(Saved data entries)

:::::

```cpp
extern "C" int affnet_graph_capture_extract(affnet_ctx* ctx, const affnet_nets* nets, const float* d_img, int do_ori, float* d_lafs_px, float* d_resp,
                                            int32_t* d_ids, float* d_desc, int32_t* d_count, void* stream) {
    AFF_DEVICE(ctx);
    if (!ctx || !ctx->ws) return aff_fail(ctx, AFFNET_ERR_INVALID, "graph_capture: context not bound");
    hipStream_t st = (hipStream_t)stream;
    if (!st) return aff_fail(ctx, AFFNET_ERR_INVALID, "graph_capture: needs an explicit (non-null) stream - the legacy null stream cannot be captured");
    if (ctx->prof_on) return aff_fail(ctx, AFFNET_ERR_INVALID, "graph_capture: switch stage profiling off first (its events are per call)");
    if (ctx->graph_exec) { (void)hipGraphExecDestroy(ctx->graph_exec); ctx->graph_exec = nullptr; }
    if (ctx->graph) { (void)hipGraphDestroy(ctx->graph); ctx->graph = nullptr; }
    { const int rcu = aff_wino_u_ensure(ctx); if (rcu) return rcu; }
    AFF_HIP(ctx, hipStreamBeginCapture(st, hipStreamCaptureModeThreadLocal));
    const int rc = affnet_extract_features(ctx, nets, d_img, do_ori, d_lafs_px, d_resp, d_ids, d_desc, d_count, stream);
    hipGraph_t g = nullptr;
    const hipError_t e = hipStreamEndCapture(st, &g);
    if (rc != AFFNET_OK) { if (g) (void)hipGraphDestroy(g); return rc; }
    if (e != hipSuccess || !g) return aff_fail(ctx, AFFNET_ERR_HIP, "hipStreamEndCapture failed: %s", hipGetErrorString(e));
    ctx->graph = g;
    AFF_HIP(ctx, hipGraphInstantiate(&ctx->graph_exec, ctx->graph, nullptr, nullptr, 0));
    return AFFNET_OK;
}

extern "C" int affnet_graph_launch(affnet_ctx* ctx, void* stream) {
    AFF_DEVICE(ctx);
    if (!ctx || !ctx->graph_exec) return aff_fail(ctx, AFFNET_ERR_INVALID, "graph_launch: nothing captured (affnet_graph_capture_extract first)");
    AFF_HIP(ctx, hipGraphLaunch(ctx->graph_exec, (hipStream_t)stream));
    return AFFNET_OK;
}
```

affnet_amd/csrc/shape_filter.h:

```cpp
#pragma once
#include "common.h"

__device__ __forceinline__ void aff_shape_filter_row(const float* __restrict__ resp, const float* __restrict__ lafs, float a00, float a01, float a10,
                                                     float a11, int i, float* __restrict__ key, int32_t* __restrict__ good, int32_t* cnt) {
    const float* L = lafs + 6 * (size_t)i;
    const float n00 = fmaf(a01, L[3], a00 * L[0]), n01 = fmaf(a01, L[4], a00 * L[1]);
    const float n10 = fmaf(a11, L[3], a10 * L[0]), n11 = fmaf(a11, L[4], a10 * L[1]);
    const float cx = L[2], cy = L[5];
    const float tr = a00 + a11;
    const float p1 = a00 * a11, p2 = a10 * a01;
    const float d1 = tr * tr - 4.0f * (p1 - p2);
    const float mk = d1 > 0.f ? 1.0f : 0.0f;
    const float dl = sqrtf(fabsf(d1));
    const float l1 = mk * (tr + dl) / 2.0f + 1000.0f * (1.0f - mk);
    const float l2 = mk * (tr - dl) / 2.0f + 0.0001f * (1.0f - mk);
    const float ratio = fabsf(l1 / (l2 + 1e-8f));
    bool ok = (ratio < 6.0f) && (ratio > (float)(1.0 / 6.0));
    const float px[4] = {-1.f, -1.f, 1.f, 1.f}, py[4] = {-1.f, 1.f, -1.f, 1.f};
#pragma unroll
    for (int k = 0; k < 4; ++k) {
        const float ox = fmaf(cx, 1.0f, fmaf(n01, py[k], n00 * px[k]));
        const float oy = fmaf(cy, 1.0f, fmaf(n11, py[k], n10 * px[k]));
        if (ox > 1.0f || ox < 0.0f || oy > 1.0f || oy < 0.0f) ok = false;
    }
    good[i] = ok ? 1 : 0;
    key[i] = resp[i] * (ok ? 1.0f : 0.0f);
    if (ok) atomicAdd(&cnt[CNT_SURVIVED], 1);
}

__device__ __forceinline__ int aff_level_argmin(float q0, float q1, float q3, float q4, float ps, const LevelTable& lt) {
    const float p1 = q0 * q4, p2 = q1 * q3;
    const float sc = sqrtf(fabsf(p1 - p2) + 1e-12f);
    const double need = (double)(sc / ps);
    int best = 0;
    double bd = INFINITY;
    const int tot = lt.n_oct * lt.n_lvl;
    for (int k = 0; k < tot; ++k) {
        const double df = lt.sig[k] - need;
        const double d = sqrt(df * df);
        if (d < bd) { bd = d; best = k; }
    }
    return best;
}
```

:::::

> [What the task requires]: Without omitting anything, output the entries exactly.

> [Reply]:
```cpp
extern "C" int affnet_graph_capture_extract(affnet_ctx* ctx, const affnet_nets* nets, const float* d_img, int do_ori, float* d_lafs_px, float* d_resp,
                                            int32_t* d_ids, float* d_desc, int32_t* d_count, void* stream) {
    AFF_DEVICE(ctx);
    if (!ctx || !ctx->ws) return aff_fail(ctx, AFFNET_ERR_INVALID, "graph_capture: context not bound");
    hipStream_t st = (hipStream_t)stream;
    if (!st) return aff_fail(ctx, AFFNET_ERR_INVALID, "graph_capture: needs an explicit (non-null) stream - the legacy null stream cannot be captured");
    if (ctx->prof_on) return aff_fail(ctx, AFFNET_ERR_INVALID, "graph_capture: switch stage profiling off first (its events are per call)");
    if (ctx->graph_exec) { (void)hipGraphExecDestroy(ctx->graph_exec); ctx->graph_exec = nullptr; }
    if (ctx->graph) { (void)hipGraphDestroy(ctx->graph); ctx->graph = nullptr; }
    { const int rcu = aff_wino_u_ensure(ctx); if (rcu) return rcu; }
    AFF_HIP(ctx, hipStreamBeginCapture(st, hipStreamCaptureModeThreadLocal));
    const int rc = affnet_extract_features(ctx, nets, d_img, do_ori, d_lafs_px, d_resp, d_ids, d_desc, d_count, stream);
    hipGraph_t g = nullptr;
    const hipError_t e = hipStreamEndCapture(st, &g);
    if (rc != AFFNET_OK) { if (g) (void)hipGraphDestroy(g); return rc; }
    if (e != hipSuccess || !g) return aff_fail(ctx, AFFNET_ERR_HIP, "hipStreamEndCapture failed: %s", hipGetErrorString(e));
    ctx->graph = g;
    AFF_HIP(ctx, hipGraphInstantiate(&ctx->graph_exec, ctx->graph, nullptr, nullptr, 0));
    return AFFNET_OK;
}

extern "C" int affnet_graph_launch(affnet_ctx* ctx, void* stream) {
    AFF_DEVICE(ctx);
    if (!ctx || !ctx->graph_exec) return aff_fail(ctx, AFFNET_ERR_INVALID, "graph_launch: nothing captured (affnet_graph_capture_extract first)");
    AFF_HIP(ctx, hipGraphLaunch(ctx->graph_exec, (hipStream_t)stream));
    return AFFNET_OK;
}
```

affnet_amd/csrc/shape_filter.h:

```cpp
#pragma once
#include "common.h"

__device__ __forceinline__ void aff_shape_filter_row(const float* __restrict__ resp, const float* __restrict__ lafs, float a00, float a01, float a10,
                                                     float a11, int i, float* __restrict__ key, int32_t* __restrict__ good, int32_t* cnt) {
    const float* L = lafs + 6 * (size_t)i;
    const float n00 = fmaf(a01, L[3], a00 * L[0]), n01 = fmaf(a01, L[4], a00 * L[1]);
    const float n10 = fmaf(a11, L[3], a10 * L[0]), n11 = fmaf(a11, L[4], a10 * L[1]);
    const float cx = L[2], cy = L[5];
    const float tr = a00 + a11;
    const float p1 = a00 * a11, p2 = a10 * a01;
    const float d1 = tr * tr - 4.0f * (p1 - p2);
    const float mk = d1 > 0.f ? 1.0f : 0.0f;
    const float dl = sqrtf(fabsf(d1));
    const float l1 = mk * (tr + dl) / 2.0f + 1000.0f * (1.0f - mk);
    const float l2 = mk * (tr - dl) / 2.0f + 0.0001f * (1.0f - mk);
    const float ratio = fabsf(l1 / (l2 + 1e-8f));
    bool ok = (ratio < 6.0f) && (ratio > (float)(1.0 / 6.0));
    const float px[4] = {-1.f, -1.f, 1.f, 1.f}, py[4] = {-1.f, 1.f, -1.f, 1.f};
#pragma unroll
    for (int k = 0; k < 4; ++k) {
        const float ox = fmaf(cx, 1.0f, fmaf(n01, py[k], n00 * px[k]));
        const float oy = fmaf(cy, 1.0f, fmaf(n11, py[k], n10 * px[k]));
        if (ox > 1.0f || ox < 0.0f || oy > 1.0f || oy < 0.0f) ok = false;
    }
    good[i] = ok ? 1 : 0;
    key[i] = resp[i] * (ok ? 1.0f : 0.0f);
    if (ok) atomicAdd(&cnt[CNT_SURVIVED], 1);
}

__device__ __forceinline__ int aff_level_argmin(float q0, float q1, float q3, float q4, float ps, const LevelTable& lt) {
    const float p1 = q0 * q4, p2 = q1 * q3;
    const float sc = sqrtf(fabsf(p1 - p2) + 1e-12f);
    const double need = (double)(sc / ps);
    int best = 0;
    double bd = INFINITY;
    const int tot = lt.n_oct * lt.n_lvl;
    for (int k = 0; k < tot; ++k) {
        const double df = lt.sig[k] - need;
        const double d = sqrt(df * df);
        if (d < bd) { bd = d; best = k; }
    }
    return best;
}
```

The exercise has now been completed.